Now, one thing we need think about with regression models is something called confounding variables. These are variables that, while we may not specifically be interested in them, do relate to our response variable \(Y\). If we do not include these variables in the model, it can impact our results.

For example, suppose we are interested in determining whether smaller breeds of dogs have more energy than larger breeds of dogs. So, we build a model for \(Y\) = energy level using \(X\) = the height of the dog. We get a negative slope, indicating that smaller dogs have more energy!

However…puppies are small. And puppies have lots of energy. So, do small breeds really have more energy?? Or are we seeing a confounding effect because some of the dogs in our data set are puppies and puppies are small with a lot energy?

To determine this, we can put a variable in our model that tells us whether or not the dog is a puppy. This is called controlling for age. In other words, we ultimately want to know whether small breeds have more energy, but the fact that puppies are small with lots of energy can confound, or mess up, our analysis. To combat this, we add a variable into the model that tells us whether the animal is a puppy, therefore controlling for this possible confounding effect.

Question 10

Fit a regression model for \(Y\) = EOC score using \(X\) = total engagement, controlling for the fact that EOC scores differ from class to class. Call this model_Engage_Class. Show a summary of your model.

Question 11

Is the model with total engagement a better fit to the data than the model without total engagement? Explain.

Hint: Look back at Question 6 if you get stuck!

Question 12

Fit a regression model for \(Y\) = EOC score using \(X_1\) = total engagement with the textbook and \(X_2\) = total tried again clicks per chapter, controlling for the fact that EOC scores differ from chapter to chapter and from textbook to textbook. Call this model_all.

Is model_all a better fit to the data than model_Engage_Class? Explain.

Question 13

Using model_all, which textbook has the highest average scores, after controlling for chapter, engagement, and try again clicks?

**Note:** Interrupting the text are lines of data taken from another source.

## Fuse transformer entry upsampler GEMM with input LayerNorm, positional add and first-layer norm

Adds an ENTRY form of the row-LayerNorm GEMM kernel. It computes the upsampler projection, applies the input LayerNorm, adds the 2D/1D positional encoding, stores the fp32 residual stream, and writes the bf16 layer-0 norm1 output in one pass. This replaces a GEMM, a layernorm kernel and the first layer's separate layernorm on both the frequency and time branches. The time-branch entry GEMM now runs on the time stream after the fork instead of serially before it. It also adds an opt-in persistent-grid variant of rowln (off by default) and test hooks, and adds per-tile branching and extra barriers inside the kernel.

```diff
diff --git a/audio-to-sheet-music_amd/csrc/forward.h b/audio-to-sheet-music_amd/csrc/forward.h
--- a/audio-to-sheet-music_amd/csrc/forward.h
+++ b/audio-to-sheet-music_amd/csrc/forward.h
@@ -65,7 +65,8 @@
         return dflt ? !(e && *e == '0') : (e && *e && *e != '0');
     }
     bool serial = env("ATHD_SERIAL", false), sk = env("ATHD_SK", true), rowln = env("ATHD_ROWLN", true),
-         fdec1_fused = env("ATHD_FDEC1_FUSED", true), fenc_row = env("ATHD_FENC_ROW", true);
+         fdec1_fused = env("ATHD_FDEC1_FUSED", true), fenc_row = env("ATHD_FENC_ROW", true),
+         xf_entry = env("ATHD_XF_ENTRY", true);
 };
 
 struct Status {
diff --git a/audio-to-sheet-music_amd/csrc/forward_xf.cpp b/audio-to-sheet-music_amd/csrc/forward_xf.cpp
--- a/audio-to-sheet-music_amd/csrc/forward_xf.cpp
+++ b/audio-to-sheet-music_amd/csrc/forward_xf.cpp
@@ -95,26 +95,45 @@
     const int64_t B = d.B;
     Xf xf{r, d, b, r.actbf ? 1 : 0};
     BranchX f{b.X, d.Nf, b.QKV, b.O, b.F1}, t{b.XT, d.Nt, b.QKVt, b.Ot, b.F1t};
-    r.gemm(lin(c->up, b.saved[3], xf.ab, B, d.Nf, 384, b.X, 0), "upsampler");
-    r.gemm(lin(c->up_t, b.saved_t[3], xf.ab, B, d.Nt, 384, b.XT, 0), "upsampler_t");
     pos2d_launch(b.pos2d, 8, d.Tspec, 512, r.s);
     pos1d_launch(b.pos1d, (int)d.Nt, 512, r.s);
-    LnDesc l;
-    l.x = b.X; l.nb = (int)B; l.N = d.Nf; l.C = 512; l.w = c->nin_w; l.b = c->nin_b; l.pos = b.pos2d; l.out = b.X;
-    layernorm_launch(l, r.s);
-    LnDesc lt;
-    lt.x = b.XT; lt.nb = (int)B; lt.N = d.Nt; lt.C = 512; lt.w = c->nint_w; lt.b = c->nint_b; lt.pos = b.pos1d; lt.out = b.XT;
-    layernorm_launch(lt, r.s);
+    GemmDesc ef = lin(c->up, b.saved[3], xf.ab, B, d.Nf, 384, b.X, 0);
+    GemmDesc et = lin(c->up_t, b.saved_t[3], xf.ab, B, d.Nt, 384, b.XT, 0);
+    const bool self0 = !c->L[0].cross && !c->Lt[0].cross && r.actbf && r.sw.xf_entry;
+    GemmDesc ff = ef, ft = et;
+    ff.ln_w = c->nin_w; ff.ln_b = c->nin_b; ff.row_pos = b.pos2d;
+    ff.ln2_w = c->L[0].n1w; ff.ln2_b = c->L[0].n1b; ff.ln_out = b.H[0];
+    ft.ln_w = c->nint_w; ft.ln_b = c->nint_b; ft.row_pos = b.pos1d;
+    ft.ln2_w = c->Lt[0].n1w; ft.ln2_b = c->Lt[0].n1b; ft.ln_out = b.H[2];
+    const bool fuse_f = self0 && rowln_entry_supported(ff), fuse_t = self0 && rowln_entry_supported(ft);
+    if (!fuse_f) {
+        r.gemm(ef, "upsampler");
+        LnDesc l;
+        l.x = b.X; l.nb = (int)B; l.N = d.Nf; l.C = 512; l.w = c->nin_w; l.b = c->nin_b; l.pos = b.pos2d; l.out = b.X;
+        layernorm_launch(l, r.s);
+    }
+    if (!fuse_t) {
+        r.gemm(et, "upsampler_t");
+        LnDesc lt;
+        lt.x = b.XT; lt.nb = (int)B; lt.N = d.Nt; lt.C = 512; lt.w = c->nint_w; lt.b = c->nint_b; lt.pos = b.pos1d;
+        lt.out = b.XT;
+        layernorm_launch(lt, r.s);
+    }
     if (!r.ok()) return;
     r.sp.fork();
+    if (fuse_f) r.gemm(ff, "entry.ln");
+    if (fuse_t) {
+        OnBranch on(r, TIME);
+        r.gemm(ft, "entry_t.ln");
+    }
     for (int idx = 0; idx < 5; ++idx) {
         const TLayerW& Lf = c->L[idx];
         const TLayerW& Lt = c->Lt[idx];
         if (!Lf.cross) {
-            xf.ln(f, Lf.n1w, Lf.n1b, true, b.H[0]);
+            if (!(idx == 0 && fuse_f)) xf.ln(f, Lf.n1w, Lf.n1b, true, b.H[0]);
             xf.block(Lf, f, b.H[0], nullptr, d.Nf);
             OnBranch on(r, TIME);
-            xf.ln(t, Lt.n1w, Lt.n1b, true, b.H[2]);
+            if (!(idx == 0 && fuse_t)) xf.ln(t, Lt.n1w, Lt.n1b, true, b.H[2]);
             xf.block(Lt, t, b.H[2], nullptr, d.Nt);
         } else {
             r.sp.cross_join();
diff --git a/audio-to-sheet-music_amd/csrc/gemm.h b/audio-to-sheet-music_amd/csrc/gemm.h
--- a/audio-to-sheet-music_amd/csrc/gemm.h
+++ b/audio-to-sheet-music_amd/csrc/gemm.h
@@ -78,6 +78,9 @@
     void* ln_out = nullptr;
     float* sk_ws = nullptr;
     int sk_full = 0, sk_S = 1;
+    const float* ln2_w = nullptr;
+    const float* ln2_b = nullptr;
+    const float* row_pos = nullptr;
 };
 
 constexpr int SK_MAX_PIECES = 320;
@@ -104,7 +107,8 @@
     ROUTE_GEMM3_V7,
     ROUTE_GEMM2,
     ROUTE_V1_BF16,
-    ROUTE_V1_F32
+    ROUTE_V1_F32,
+    ROUTE_ROWLN_ENTRY
 };
 
 int gemm_launch(const GemmDesc& d, int mode, hipStream_t s);
@@ -115,6 +119,7 @@
 SkPlan gemm5_sk_plan(const GemmDesc& d, int64_t R);
 int64_t gemm5_sk_resident(const GemmDesc& d);
 bool rowln_supported(const GemmDesc& d);
+bool rowln_entry_supported(const GemmDesc& d);
 inline GemmDesc with_fastdiv(const GemmDesc& d) {
     GemmDesc e = d;
     e.fd_w = make_fastdiv((uint32_t)d.W);
diff --git a/audio-to-sheet-music_amd/csrc/gemm.hip b/audio-to-sheet-music_amd/csrc/gemm.hip
--- a/audio-to-sheet-music_amd/csrc/gemm.hip
+++ b/audio-to-sheet-music_amd/csrc/gemm.hip
@@ -261,7 +261,11 @@
 int gemm_route(const GemmDesc& d, int mode) {
     if (d.Kp % BK != 0 || d.Kp < d.K || d.C_in <= 0 || d.N <= 0) return ROUTE_REFUSED;
     if (d.act == ACT_GLU && (d.N % 32 != 0)) return ROUTE_REFUSED;
-    if (d.ln_out) return mode == 1 && rowln_supported(d) ? ROUTE_ROWLN : ROUTE_REFUSED;
+    if (d.ln_out) {
+        if (mode != 1) return ROUTE_REFUSED;
+        if (!d.res && d.ln2_w) return rowln_entry_supported(d) ? ROUTE_ROWLN_ENTRY : ROUTE_REFUSED;
+        return rowln_supported(d) ? ROUTE_ROWLN : ROUTE_REFUSED;
+    }
     if (d.ln_w) {
         if (mode != 1) return ROUTE_REFUSED;
         if (rowln_text_enabled() && rowln_text_supported(d)) return ROUTE_ROWLN_TEXT;
@@ -287,6 +291,7 @@
     switch (route) {
         case ROUTE_ROWLN: return rowln_launch(d, s);
         case ROUTE_ROWLN_TEXT: return rowln_text_launch(d, s);
+        case ROUTE_ROWLN_ENTRY: return rowln_entry_launch(d, s);
         case ROUTE_GEMM3_LN: return gemm3_ln_launch(d, s);
         case ROUTE_GEMM2_AGN:
         case ROUTE_GEMM2: return gemm2_launch(d, s);
diff --git a/audio-to-sheet-music_amd/csrc/gemm_launch.h b/audio-to-sheet-music_amd/csrc/gemm_launch.h
--- a/audio-to-sheet-music_amd/csrc/gemm_launch.h
+++ b/audio-to-sheet-music_amd/csrc/gemm_launch.h
@@ -17,6 +17,10 @@
 bool gemm5_supported(const GemmDesc& d);
 int gemm5_launch(const GemmDesc& d, hipStream_t s);
 int rowln_launch(const GemmDesc& d, hipStream_t s);
+int rowln_entry_launch(const GemmDesc& d, hipStream_t s);
+bool rowln_persist_enabled();
+void rowln_test_grid_cap(int cap);
+void rowln_share_host(uint32_t M, uint32_t G, uint32_t p, uint32_t* out);
 bool rowln_text_enabled();
 bool rowln_text_supported(const GemmDesc& d);
 int rowln_text_launch(const GemmDesc& d, hipStream_t s);
diff --git a/audio-to-sheet-music_amd/csrc/ktest.cpp b/audio-to-sheet-music_amd/csrc/ktest.cpp
--- a/audio-to-sheet-music_amd/csrc/ktest.cpp
+++ b/audio-to-sheet-music_amd/csrc/ktest.cpp
@@ -15,6 +15,8 @@
 int dec_last_const(int which);
 int fdec1_gram_wb();
 int fdec1_gram_blocks();
+void rowln_test_grid_cap(int cap);
+void rowln_share_host(uint32_t M, uint32_t G, uint32_t p, uint32_t* out);
 }
 
 using namespace athd;
@@ -319,6 +321,30 @@
     return (int64_t)f.size();
 }
 
+struct KtRowlnEntry {
+    void* A; void* Wp; void* bias; void* ln_w; void* ln_b; void* ln2_w; void* ln2_b; void* row_pos; void* C; void* ln_out;
+    int64_t nb, rows, Kp;
+};
+int64_t kt_sizeof_rowln_entry() { return (int64_t)sizeof(KtRowlnEntry); }
+static GemmDesc to_entry(const KtRowlnEntry* k) {
+    GemmDesc g;
+    g.A = k->A; g.a_bf16 = 1; g.nb = (int)k->nb; g.H_in = g.H_out = g.H_out_total = (int)k->rows; g.C_in = g.a_ld = 384;
+    g.Wp = k->Wp; g.N = 512; g.K = 384; g.Kp = (int)k->Kp; g.bias = (const float*)k->bias;
+    g.C = k->C; g.ldo = 512;
+    g.ln_w = (const float*)k->ln_w; g.ln_b = (const float*)k->ln_b; g.ln2_w = (const float*)k->ln2_w;
+    g.ln2_b = (const float*)k->ln2_b; g.row_pos = (const float*)k->row_pos; g.ln_out = k->ln_out;
+    return g;
+}
+int kt_rowln_entry(const KtRowlnEntry* k, void* stream) { return gemm_launch(to_entry(k), 1, (hipStream_t)stream); }
+int kt_rowln_entry_route(const KtRowlnEntry* k) { return gemm_route(to_entry(k), 1); }
+int kt_route_rowln_entry() { return (int)ROUTE_ROWLN_ENTRY; }
+void kt_rowln_grid_cap(int64_t cap) { rowln_test_grid_cap((int)cap); }
+void kt_rowln_share(int64_t M, int64_t G, int64_t p, int64_t* out) {
+    uint32_t o[3];
+    rowln_share_host((uint32_t)M, (uint32_t)G, (uint32_t)p, o);
+    out[0] = o[0]; out[1] = o[1]; out[2] = o[2];
+}
+
 int kt_gn_apply(float* x, int64_t nb, int64_t N, int64_t C, const double* stats, const float* w, const float* b,
                 void* stream) {
     gn_apply_launch(x, (int)nb, N, (int)C, stats, w, b, (hipStream_t)stream);
diff --git a/audio-to-sheet-music_amd/csrc/rowln.hip b/audio-to-sheet-music_amd/csrc/rowln.hip
--- a/audio-to-sheet-music_amd/csrc/rowln.hip
+++ b/audio-to-sheet-music_amd/csrc/rowln.hip
@@ -38,8 +38,23 @@
 #define ATHD_RL_PROBE 0
 #endif
 
-template <int BM, int NW, int N, int K, bool TEXT>
+enum RlForm { RL_OUT = 0, RL_TEXT = 1, RL_ENTRY = 2 };
+
+struct RlShare {
+    uint32_t h0, h1, first;
+};
+ATHD_HD RlShare rl_share(uint32_t M, uint32_t hb, uint32_t G, uint32_t p) {
+    const uint64_t HT = (M + hb - 1) / hb;
+    RlShare s;
+    s.h0 = (uint32_t)(p * HT / G);
+    s.h1 = (uint32_t)((p + 1) * HT / G);
+    s.first = (p & 1) ? 1 : 2;
+    return s;
+}
+
+template <int BM, int NW, int N, int K, int FORM, bool PERSIST>
 __global__ __launch_bounds__(64 * NW, 2) void rowln_kernel(const GemmDesc d) {
+    constexpr bool TEXT = FORM == RL_TEXT, ENTRY = FORM == RL_ENTRY;
     constexpr int NT = 64 * NW;
     constexpr int RL_N = N, RL_K = K;
     constexpr int RL_KT = K / 64, RL_KS = K / 32;
@@ -56,25 +71,43 @@
     __shared__ __attribute__((aligned(16))) float red[2][BM][NW];
     __shared__ __attribute__((aligned(1024))) char sink[AQ * NW > AP ? 1024 : 16];
 
-    const int tid = threadIdx.x, lane = tid & 63;
+    const int tid = threadIdx.x;
     const int wave = __builtin_amdgcn_readfirstlane(tid >> 6);
-    const int l15 = lane & 15, l4 = lane >> 4;
     const uint32_t M = (uint32_t)d.nb * d.H_out;
     const uint32_t rpb = (uint32_t)d.H_out;
     const int ntm = (int)((M + BM - 1) / BM);
     const int tile = xcd_remap((int)blockIdx.x, (int)gridDim.x);
-    if (tile >= ntm) return;
-    const uint32_t m0 = (uint32_t)tile * BM, Mend = M;
+    if (!PERSIST && tile >= ntm) return;
     const int n0 = TN * 16 * wave;
-
-    const uint32_t b0 = m0 / rpb;
+    static_assert(!(PERSIST && TEXT), "the text form keeps the one-tile grid (its parameters change per tile)");
+    uint32_t wh = 0, whend = 0, wn = 2;
+    if constexpr (PERSIST) {
+        const RlShare sh = rl_share(M, BM / 2, (uint32_t)gridDim.x, (uint32_t)tile);
+        wh = (uint32_t)__builtin_amdgcn_readfirstlane((int)sh.h0);
+        whend = (uint32_t)__builtin_amdgcn_readfirstlane((int)sh.h1);
+        wn = sh.first;
+        if (wh >= whend) return;
+    }
+    const uint32_t wh0 = wh;
+    for (;;) {
+    int lane = tid & 63;
+    if constexpr (PERSIST) asm volatile("" : "+v"(lane));
+    const int l15 = lane & 15, l4 = lane >> 4;
+    const uint32_t m0 = PERSIST ? wh * (BM / 2) : (uint32_t)tile * BM;
+    const uint32_t Mend = PERSIST ? min(M, (min(wh + wn, whend)) * (BM / 2)) : M;
+
+    const uint32_t b0 = ENTRY || PERSIST ? (uint32_t)__builtin_amdgcn_readfirstlane((int)(m0 / rpb)) : m0 / rpb;
     const uint32_t b1 = (b0 + 1) * rpb < M ? b0 + 1 : b0;
-    for (int i = tid; i < RL_PAR; i += NT) {
+    for (int i = tid; i < (PERSIST && wh != wh0 ? 0 : RL_PAR); i += NT) {
         const int k = i / RL_N, n = i % RL_N;
         if constexpr (TEXT) {
             const float* src = k == 0 ? d.bias : k == 1 ? (d.pbias ? d.pbias + (int64_t)b0 * RL_N : nullptr)
                              : k == 2 ? (d.pbias ? d.pbias + (int64_t)b1 * RL_N : nullptr) : k == 3 ? nullptr
                              : k == 4 ? d.ln_w : d.ln_b;
+            par[i] = src ? src[n] : 0.f;
+        } else if constexpr (ENTRY) {
+            const float* src = k == 0 ? d.bias : k == 1 ? d.ln_w : k == 2 ? d.ln_b : k == 3 ? nullptr
+                             : k == 4 ? d.ln2_w : d.ln2_b;
             par[i] = src ? src[n] : 0.f;
         } else {
             const float* src = k == 0 ? d.bias : k == 1 ? d.res_scale : k == 2 ? d.res_gn_w : k == 3 ? d.res_gn_b
@@ -168,6 +201,76 @@
         return;
     }
 
+    auto row_total = [&](int buf, int row) {
+        float t = 0.f;
+#pragma unroll
+        for (int w = 0; w < NW; w += 4) {
+            const float4 a = *reinterpret_cast<const float4*>(&red[buf][row][w]);
+            t += (a.x + a.y) + (a.z + a.w);
+        }
+        return t;
+    };
+    const int cl = n0 + 4 * l4;
+    float rs[TM];
+    if constexpr (ENTRY) {
+#pragma unroll
+        for (int i = 0; i < TM; ++i) {
+            float sum = 0.f;
+#pragma unroll
+            for (int j = 0; j < TN; ++j) {
+                const float4 bi = *reinterpret_cast<const float4*>(&par[cl + 16 * j]);
+                acc[i][j][0] += bi.x;
+                acc[i][j][1] += bi.y;
+                acc[i][j][2] += bi.z;
+                acc[i][j][3] += bi.w;
+                sum += (acc[i][j][0] + acc[i][j][1]) + (acc[i][j][2] + acc[i][j][3]);
+            }
+            sum += __shfl_xor(sum, 16, 64);
+            sum += __shfl_xor(sum, 32, 64);
+            rs[i] = sum;
+            __builtin_amdgcn_sched_barrier(0);
+        }
+        if (l4 == 0) {
+#pragma unroll
+            for (int i = 0; i < TM; ++i) red[0][16 * i + l15][wave] = rs[i];
+        }
+        __syncthreads();
+#pragma unroll
+        for (int i = 0; i < TM; ++i) {
+            const float mean = row_total(0, 16 * i + l15) * (1.f / RL_N);
+            float q = 0.f;
+#pragma unroll
+            for (int j = 0; j < TN; ++j)
+#pragma unroll
+                for (int e = 0; e < 4; ++e) {
+                    const float dv = acc[i][j][e] - mean;
+                    q += dv * dv;
+                }
+            q += __shfl_xor(q, 16, 64);
+            q += __shfl_xor(q, 32, 64);
+            rs[i] = q;
+            __builtin_amdgcn_sched_barrier(0);
+        }
+        if (l4 == 0) {
+#pragma unroll
+            for (int i = 0; i < TM; ++i) red[1][16 * i + l15][wave] = rs[i];
+        }
+        __syncthreads();
+#pragma unroll
+        for (int i = 0; i < TM; ++i) {
+            const float mean = row_total(0, 16 * i + l15) * (1.f / RL_N);
+            const float rstd = 1.f / sqrtf(row_total(1, 16 * i + l15) * (1.f / RL_N) + 1e-5f);
+#pragma unroll
+            for (int j = 0; j < TN; ++j)
+#pragma unroll
+                for (int e = 0; e < 4; ++e) acc[i][j][e] = (acc[i][j][e] - mean) * rstd;
+#pragma unroll
+            for (int j = 0; j < TN; ++j) asm volatile("" : "+v"(acc[i][j]));
+            __builtin_amdgcn_sched_barrier(0);
+        }
+        __syncthreads();
+    }
+
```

It can be tricky to determine what we might need to control for, and sometimes we need to ask content experts if it gets to be something where you need field specific knowledge. The key is to remember that you do need to check to make sure there aren’t possible confounders present that you need to consider!!

Checking Assumptions

Linear regression works best when some assumptions about the relationship between our predictor(s) and response are satisfied. In particular, we often make the following assumptions:

  • Shape: the true relationship is approximately linear
  • Constant variance: the variance of the residuals is the same for different values of the predictor(s)
  • Normality: the residuals are approximately normal

As you may recall from STA 112, we can assess these assumptions with diagnostic plots, like residual plots and QQ plots. For example, here is some code to make a residual plot and a QQ plot for the model_all model above:

library(ggplot2)

# residual plot
ggplot(checkpoints_eoc, aes(x = predict(model_all),
             y = resid(model_all))) +
  geom_point() +
  geom_abline(slope = 0, intercept = 0, color="blue") +
  labs(x = "Predicted EUI",
       y = "Residual") +
  theme_bw()

# QQ plot
ggplot(checkpoints_eoc, aes(sample = resid(model_all))) +
  geom_qq() +
  geom_qq_line(color="blue") +
  labs(x = "Theoretical normal quantiles",
       y = "Observed residual quantiles") +
  theme_bw()

Question 14

Create diagnostic plots model_all using the code above Do the assumptions look reasonable?

Hint: Remember that in a QQplot we are looking for a straight line made of dots, indicating that the residuals match a normal distribution, and in the residual plot, we are looking for a “cloud” shape, meaning random scatter around the line.

Question 15

Your client wants to know if adding in the percent of plain text questions helps your model. Answer their question.

Question 16

Based on the final model you have chosen (model_all or the model with plain text questions added), describe the relationship between engagement and EOC scores.